This is an examle of how to setup instance on floydhub to run lesson 1 (currently with the sample dataset) of the awesome deep learning course available at http://course.fast.ai/.
First, you'll need a floydhub account and have the floyd CLI installed. Follow their online instruction at https://www.floydhub.com/welcome.
Next, you'll want to create a working directory in your local computer. All files in this directory will be uploaded to the floydhub cloud instance when you do floyd run
(explained in detail later).
mkdir ~/Projects/
cd ~/Projects/
If you would like to skip all the details and just to get things going, you may choose to clone all files in this repo.

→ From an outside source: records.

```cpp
int gz_adain_const_bwd(const float* gout, const float* x, const float* coef, float* dx, float* dsb, int N, int C,
                       int inner, int act, float slope, hipStream_t stream) {
    gz::clear_stale_error();
    if (!norm_shape_ok(N, C, inner)) return GZ_ERR_BAD_SHAPE;
    RowGeom g = row_geom(C, inner);
    if ((g.q4 + g.lpr - 1) / g.lpr > 4) return GZ_ERR_UNSUPPORTED;
    hipLaunchKernelGGL(adain_const_bwd_kernel, dim3(C), dim3(PW_THREADS), 0, stream, gout, x, coef, dx, dsb, g, N, C,
                       inner, act, slope);
    return launch_status();
}

int gz_norm_act_fwd_g(const float* x, const float* coef, float* out, int N, int C, int inner, int per_channel,
                      int groups, int act, float slope, hipStream_t stream) {
    gz::clear_stale_error();
    if (!norm_shape_ok(N, C, inner) || !groups_ok(N, groups) || (groups > 1 && !per_channel)) return GZ_ERR_BAD_SHAPE;
    ApplyGeom g = apply_geom(N, C, inner, per_channel, groups);
    hipLaunchKernelGGL(norm_act_apply_kernel, dim3(ew_grid(g.total4)), dim3(PW_THREADS), 0, stream, x, coef, out, g,
                       act, slope);
    return launch_status();
}

int gz_norm_act_fwd(const float* x, const float* coef, float* out, int N, int C, int inner, int per_channel,
                    int act, float slope, hipStream_t stream) {
    return gz_norm_act_fwd_g(x, coef, out, N, C, inner, per_channel, 1, act, slope, stream);
}

static int norm_act_bwd_impl(const float* gout, const float* x, const float* coef, float* dx, float* dgamma, float* dbeta,
                             void* workspace, float* kbuf, int N, int C, int inner, int per_channel, int affine_per_row,
                             int unbiased, int act, float slope, int groups, int accumulate, hipStream_t stream);

int gz_norm_act_bwd(const float* gout, const float* x, const float* coef, float* dx, float* dgamma, float* dbeta,
                    void* workspace, float* kbuf, int N, int C, int inner, int per_channel, int affine_per_row,
                    int unbiased, int act, float slope, hipStream_t stream) {
    return norm_act_bwd_impl(gout, x, coef, dx, dgamma, dbeta, workspace, kbuf, N, C, inner, per_channel, affine_per_row,
                             unbiased, act, slope, 1, 0, stream);
}

int gz_rownorm_act_bwd_acc(const float* gout, const float* x, const float* coef, float* dx, float* dgamma, float* dbeta,
                           void* workspace, float* kbuf, int N, int C, int inner, int act, float slope, int accumulate,
                           hipStream_t stream) {
    return norm_act_bwd_impl(gout, x, coef, dx, dgamma, dbeta, workspace, kbuf, N, C, inner, 0, 0, 0, act, slope, 1,
                             accumulate, stream);
}

int gz_batchnorm_act_bwd_g(const float* gout, const float* x, const float* coef, float* dx, float* dgamma, float* dbeta,
                           void* workspace, float* kbuf, int N, int C, int inner, int act, float slope, int groups,
                           int accumulate, hipStream_t stream) {
    if (!groups_ok(N, groups)) return GZ_ERR_BAD_SHAPE;
    return norm_act_bwd_impl(gout, x, coef, dx, dgamma, dbeta, workspace, kbuf, N, C, inner, 1, 0, 0, act, slope, groups,
                             accumulate, stream);
}

static int norm_act_bwd_impl(const float* gout, const float* x, const float* coef, float* dx, float* dgamma, float* dbeta,
                             void* workspace, float* kbuf, int N, int C, int inner, int per_channel, int affine_per_row,
                             int unbiased, int act, float slope, int groups, int accumulate, hipStream_t stream) {
    gz::clear_stale_error();
    if (!norm_shape_ok(N, C, inner)) return GZ_ERR_BAD_SHAPE;
    RowGeom rg = row_geom((long long)N * C, inner);
    ApplyGeom g = apply_geom(N, C, inner, per_channel, groups);
    const bool unfused = knobs().norm_unfused;
    if (!per_channel && !unfused) {
        const bool channel_affine = !affine_per_row && (dgamma || dbeta);
        const int max_cache = knobs().norm_bwd_cache;
        const int per_lane = (rg.q4 + rg.lpr - 1) / rg.lpr;
#define GZ_RB(CACHE)                                                                                                  \
    hipLaunchKernelGGL(rownorm_bwd_fused_kernel<CACHE>, dim3(row_grid(rg)), dim3(PW_THREADS), 0, stream, gout, x, coef, \
                       dx, dgamma, dbeta, channel_affine ? (f32x2*)workspace : (f32x2*)nullptr, rg, C, inner,          \
                       affine_per_row, unbiased, act, slope)
        if (per_lane <= 1) GZ_RB(1);
        else if (per_lane <= 4 && max_cache >= 4) GZ_RB(4);
        else if (per_lane <= 16 && max_cache >= 16) GZ_RB(16);
        else GZ_RB(0);
#undef GZ_RB
        if (channel_affine)
            hipLaunchKernelGGL(row_bwd_affine_kernel, dim3(C), dim3(64), 0, stream, (const f32x2*)workspace, dgamma,
                               dbeta, N, C, accumulate);
        return launch_status();
    }
    hipLaunchKernelGGL(norm_bwd_rowsums_kernel, dim3(row_grid(rg)), dim3(PW_THREADS), 0, stream, gout, x, coef,
                       (f32x2*)workspace, rg, C, per_channel, g.ncoef, act, slope, g.group_rows);
    if (per_channel && dx && !unfused) {
        const BnFuse f = bn_fuse_geom(N, C, inner, groups);
        hipLaunchKernelGGL(bn_bwd_apply_fused_kernel, dim3((C / f.CB) * groups * f.S), dim3(PW_THREADS), 0, stream, gout, x, coef,
                           (const f32x2*)workspace, kbuf, dgamma, dbeta, dx, f, inner, act, slope, accumulate);
        return launch_status();
    }
    if (per_channel) {
        hipLaunchKernelGGL(bn_bwd_finalize_kernel, dim3(C), dim3(64), 0, stream, (const f32x2*)workspace, kbuf, dgamma,
                           dbeta, N, C, inner, groups, accumulate);
    } else {
        int rows = N * C;
        hipLaunchKernelGGL(row_bwd_finalize_kernel, dim3((rows + 255) / 256), dim3(256), 0, stream,
                           (const f32x2*)workspace, kbuf, dgamma, dbeta, N, C, inner, affine_per_row, unbiased);
        if (!affine_per_row && (dgamma || dbeta))
            hipLaunchKernelGGL(row_bwd_affine_kernel, dim3(C), dim3(64), 0, stream, (const f32x2*)workspace, dgamma,
                               dbeta, N, C, accumulate);
    }
    if (dx)
        hipLaunchKernelGGL(norm_bwd_apply_kernel, dim3(ew_grid(g.total4)), dim3(PW_THREADS), 0, stream, gout, x, coef,
                           kbuf, dx, g, act, slope);
    return launch_status();
}

int gz_rownorm_act_bwd2(const float* gout, const float* v, const float* x, const float* coef, float* gg_out,
                        float* gx, float* ggamma, void* workspace, int N, int C, int inner, int act, float slope,
                        hipStream_t stream) {
    gz::clear_stale_error();
    if (!norm_shape_ok(N, C, inner)) return GZ_ERR_BAD_SHAPE;
    RowGeom rg = row_geom((long long)N * C, inner);
    ApplyGeom g = apply_geom(N, C, inner, 0);
    hipLaunchKernelGGL(norm_bwd2_rowsums_kernel, dim3(row_grid(rg)), dim3(PW_THREADS), 0, stream, gout, v, x, coef,
                       (Sums5*)workspace, rg, act, slope);
    if (gg_out || gx)
        hipLaunchKernelGGL(norm_bwd2_apply_kernel, dim3(ew_grid(g.total4)), dim3(PW_THREADS), 0, stream, gout, v, x,
                           coef, (const Sums5*)workspace, gg_out, gx, g, act, slope);
    if (ggamma)
        hipLaunchKernelGGL(norm_bwd2_ggamma_kernel, dim3(C), dim3(64), 0, stream, (const Sums5*)workspace, coef, ggamma,
                           N, C, inner);
    return launch_status();
}

int gz_act_bwd(const float* g, const float* out, float* dx, long long count, int act, float slope,
               hipStream_t stream) {
    gz::clear_stale_error();
    if (count <= 0 || (count & 3)) return GZ_ERR_BAD_SHAPE;
    hipLaunchKernelGGL(act_bwd_kernel, dim3(ew_grid(count / 4)), dim3(PW_THREADS), 0, stream, g, out, dx, count / 4,
                       act, slope);
    return launch_status();
}

int gz_tanh_bwd2(const float* v, const float* g, const float* out, float* res, long long count, hipStream_t stream) {
    gz::clear_stale_error();
    if (count <= 0 || (count & 3)) return GZ_ERR_BAD_SHAPE;
    hipLaunchKernelGGL(tanh_bwd2_kernel, dim3(ew_grid(count / 4)), dim3(PW_THREADS), 0, stream, v, g, out, res,
                       count / 4);
    return launch_status();
}

}
```

Baseline: 45010 images/s.

## Add single-launch register-resident batchnorm backward kernel for small spatial sizes

Result: no change. 45120 images/s (median of 6 runs) (+0.3%).

```diff
diff --git a/include/gz_ops.h b/include/gz_ops.h
--- a/include/gz_ops.h
+++ b/include/gz_ops.h
@@ -210,6 +210,7 @@
 int gz_batchnorm_act_bwd_g(const float* gout, const float* x, const float* coef, float* dx, float* dgamma, float* dbeta,
                            void* workspace, float* kbuf, int N, int C, int inner, int act, float slope, int groups,
                            int accumulate, hipStream_t stream);
+int gz_batchnorm_bwd_plan(int N, int C, int inner, int groups, char* buf, int buflen);
 
 int gz_rownorm_act_bwd2(const float* gout, const float* v, const float* x, const float* coef, float* gg_out,
                         float* gx, float* ggamma, void* workspace, int N, int C, int inner, int act, float slope,
diff --git a/lightning_gan_zoo_amd/csrc/gz_knobs.h b/lightning_gan_zoo_amd/csrc/gz_knobs.h
--- a/lightning_gan_zoo_amd/csrc/gz_knobs.h
+++ b/lightning_gan_zoo_amd/csrc/gz_knobs.h
@@ -74,6 +74,7 @@
     X(int, wg3_tile, "GZ_WG3_TILE", -1)                                                                               \
     X(bool, norm_unfused, "GZ_NORM_UNFUSED", false)                                                                   \
     X(int, norm_bwd_cache, "GZ_NORM_BWD_CACHE", 4)                                                                    \
+    X(int, bn_bwd_resident, "GZ_BN_BWD_RESIDENT", 1)              \
     X(bool, resample_fwd_direct, "GZ_RESAMPLE_FWD_DIRECT", false)                                                     \
     X(int, resample_bwd_mode, "GZ_RESAMPLE_BWD", 0)
 
diff --git a/lightning_gan_zoo_amd/csrc/gz_norm.hip b/lightning_gan_zoo_amd/csrc/gz_norm.hip
--- a/lightning_gan_zoo_amd/csrc/gz_norm.hip
+++ b/lightning_gan_zoo_amd/csrc/gz_norm.hip
@@ -1,3 +1,4 @@
+#include <stdio.h>
 #include "gz_common.h"
 #include "gz_knobs.h"
 #include "../../include/gz_ops.h"
@@ -196,17 +197,22 @@
 }
 
 __device__ __forceinline__ void block_channel_sums(const f32x2* __restrict__ base, long long stride, int count, int CB,
-                                                   double (*red)[2]) {
-    const int tid = threadIdx.x, cb = tid % CB, rr = tid / CB, lanes = PW_THREADS / CB;
+                                                   double (*red)[2], int lanes = 0) {
+    if (lanes == 0) lanes = PW_THREADS / CB;
+    const int tid = threadIdx.x, cb = tid % CB, rr = tid / CB;
+    const bool on = rr < lanes;
     double s1 = 0.0, s2 = 0.0;
-    for (int r = rr; r < count; r += lanes) {
-        const f32x2 v = base[(long long)r * stride + cb];
-        s1 += (double)v.x;
-        s2 += (double)v.y;
-    }
+    if (on)
+        for (int r = rr; r < count; r += lanes) {
+            const f32x2 v = base[(long long)r * stride + cb];
+            s1 += (double)v.x;
+            s2 += (double)v.y;
+        }
     __syncthreads();
-    red[tid][0] = s1;
-    red[tid][1] = s2;
+    if (on) {
+        red[tid][0] = s1;
+        red[tid][1] = s2;
+    }
     __syncthreads();
     for (int h = lanes >> 1; h >= 1; h >>= 1) {
         if (rr < h) {
@@ -392,6 +398,24 @@
     return 1.f;
 }
 
+__device__ __forceinline__ void bwd_elem(float xv, float gv, float sc, float sh, float mean, float rstd, int act,
+                                         float slope, float& a, float& dz, float& xh) {
+#pragma clang fp contract(off)
+    a = act_grad_z(__builtin_fmaf(xv, sc, sh), act, slope);
+    dz = gv * a;
+    xh = (xv - mean) * rstd;
+}
+__device__ __forceinline__ void bwd_row_acc(float (&s)[2], float dz, float xh) {
+#pragma clang fp contract(off)
+    s[0] += dz;
+    s[1] += dz * xh;
+}
+__device__ __forceinline__ float bwd_dx(float sc, float gv, float a, float xh, float k1, float k2, bool last) {
+#pragma clang fp contract(off)
+    const float t = last ? gv * a - k1 : __builtin_fmaf(gv, a, -k1);
+    return sc * __builtin_fmaf(-xh, k2, t);
+}
+
 __global__ __launch_bounds__(PW_THREADS) void norm_bwd_rowsums_kernel(const float* __restrict__ gout,
                                                                       const float* __restrict__ x,
                                                                       const float* __restrict__ coef,
@@ -414,9 +438,9 @@
                 f32x4 xv = px[q], gv = pg[q];
 #pragma unroll
                 for (int k = 0; k < 4; ++k) {
-                    float dz = gv[k] * act_grad_z(xv[k] * sc + sh, act, slope);
-                    s[0] += dz;
-                    s[1] += dz * ((xv[k] - mean) * rstd);
+                    float a, dz, xh;
+                    bwd_elem(xv[k], gv[k], sc, sh, mean, rstd, act, slope, a, dz, xh);
+                    bwd_row_acc(s, dz, xh);
                 }
             }
         }
@@ -570,12 +594,147 @@
         f32x4 o;
 #pragma unroll
         for (int q = 0; q < 4; ++q) {
-            const float dz = gv[q] * act_grad_z(xv[q] * sc + sh, act, slope);
-            const float xh = (xv[q] - mean) * rstd;
-            o[q] = sc * (dz - k1 - xh * k2);
+            float a, dz, xh;
+            bwd_elem(xv[q], gv[q], sc, sh, mean, rstd, act, slope, a, dz, xh);
+            o[q] = bwd_dx(sc, gv[q], a, xh, k1, k2, q == 3);
         }
         d4[idx] = o;
     }
+}
+
+constexpr int BN_RES_THREADS = 1024;
+constexpr int BN_RES_ITEMS = 8;
+constexpr int BN_RES_ROWS = 2048;
+
+struct BnRes {
+    int ok;
+    int N, C, q4, groups, Ng;
+    int lpr, lpr_sh;
+    int CBo, cbo_sh;
+    int lanes;
+    int T, items, dn;
+    FastDiv div_ng;
+};
+
+template <int ITEMS>
+__global__ __launch_bounds__(BN_RES_THREADS) void bn_bwd_resident_kernel(
+    const float* __restrict__ gout, const float* __restrict__ x, const float* __restrict__ coef,
+    float* __restrict__ kout, float* __restrict__ dgamma, float* __restrict__ dbeta, float* __restrict__ dx, BnRes r,
+    int inner, int act, float slope, int accumulate) {
+    __shared__ f32x2 rs[BN_RES_ROWS];
+    __shared__ double red[PW_THREADS][2];
+    __shared__ float kk[8][16][2];
+    __shared__ f32x4 cf[8][16];
+    const int tid = threadIdx.x, c0 = blockIdx.x * r.CBo;
+    const int l = tid & (r.lpr - 1), row0 = tid >> r.lpr_sh;
+    const int n0 = row0 >> r.cbo_sh, cb = row0 & (r.CBo - 1), c = c0 + cb;
+    const int NC = r.groups * r.C;
+    const bool in = l < r.q4;
+    const f32x4* __restrict__ x4 = reinterpret_cast<const f32x4*>(x);
+    const f32x4* __restrict__ g4 = reinterpret_cast<const f32x4*>(gout);
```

git clone https://github.com/YuelongGuo/floydhub.fast.ai.git
cd floydhub.fast.ai/
Now, to fill in with a bit more details:
The fast.ai github repository (https://github.com/fastai/courses/tree/master/deeplearning1/nbs) includes files for all the phase I lessons. For the purpose of this example, and to keep it simple, I copied only the bare minimul necessary files to the working directory. This includes:
- lesson1.ipynb
- utils.py
- vgg16.py
- vgg16bn.py
- some data to analyze
I only copied the dogscats sample dataset (dogscats/sample if you unzip the dogscats.zip at http://www.platform.ai/files/dogscats.zip). However, this is considered very bad practice, because I am creating a copy of the data every time I start a new cloud instance. Floydhub has some instruction on how to manage data seperately, which I tried but haven't had it all figured out. I'll keep trying because for the full dataset this is necessary.
The scripts written in lesson 1 runs with python 2 + Keras + Theano, so you need to specify --env theano:py2
when you start the cloud instance (more details below). However, Floydnet theano:py2 environment is still missing one package - bcolz. For this, you need to add it to file "floyd_requirements.txt". This is the floydnet default for installing dependencies.
echo "bcolz" > floyd_requirements.txt
We will use Floyd CLI to initiate a cloud instance. Initiation:
floyd init your_favorate_task_name_e.g._neural_networks
To start a GPU instance with Jupyter notebook that is compatable to lesson 1 scripts, you need to specify the following parameters:
floyd run \
--mode jupyter \
--env theano:py2 \
--gpu
Wait for a few minutes, then you should get a website address in your console for the running Jupyter notebook.
We are almost there, but there is one more thing you need to configure - the keras.json file
Start a console session in jupyter notebook, then
mkdir ~/.keras
echo '{
"image_dim_ordering": "th",
"epsilon": 1e-07,
"floatx": "float32",
"backend": "theano"
}' > ~/.keras/keras.json
Please note the home directory on Floydhub instance is actually /root/ directory.
Now lesson 1 should run with the sample dataset.
For the full dataset, it is recommended that you build a data object in the floydnet. Refer to http://docs.floydhub.com/commands/data/ Then, specify the data id when you start a cloud instance:
floyd run \
--mode jupyter \
--data data_ID_e.g._jq4ZXUCSVer4t65rWeyieG
--env theano:py2 \
--gpu
Then the data should be available in /input directory.
After I try this out, I'll come back and share my experience.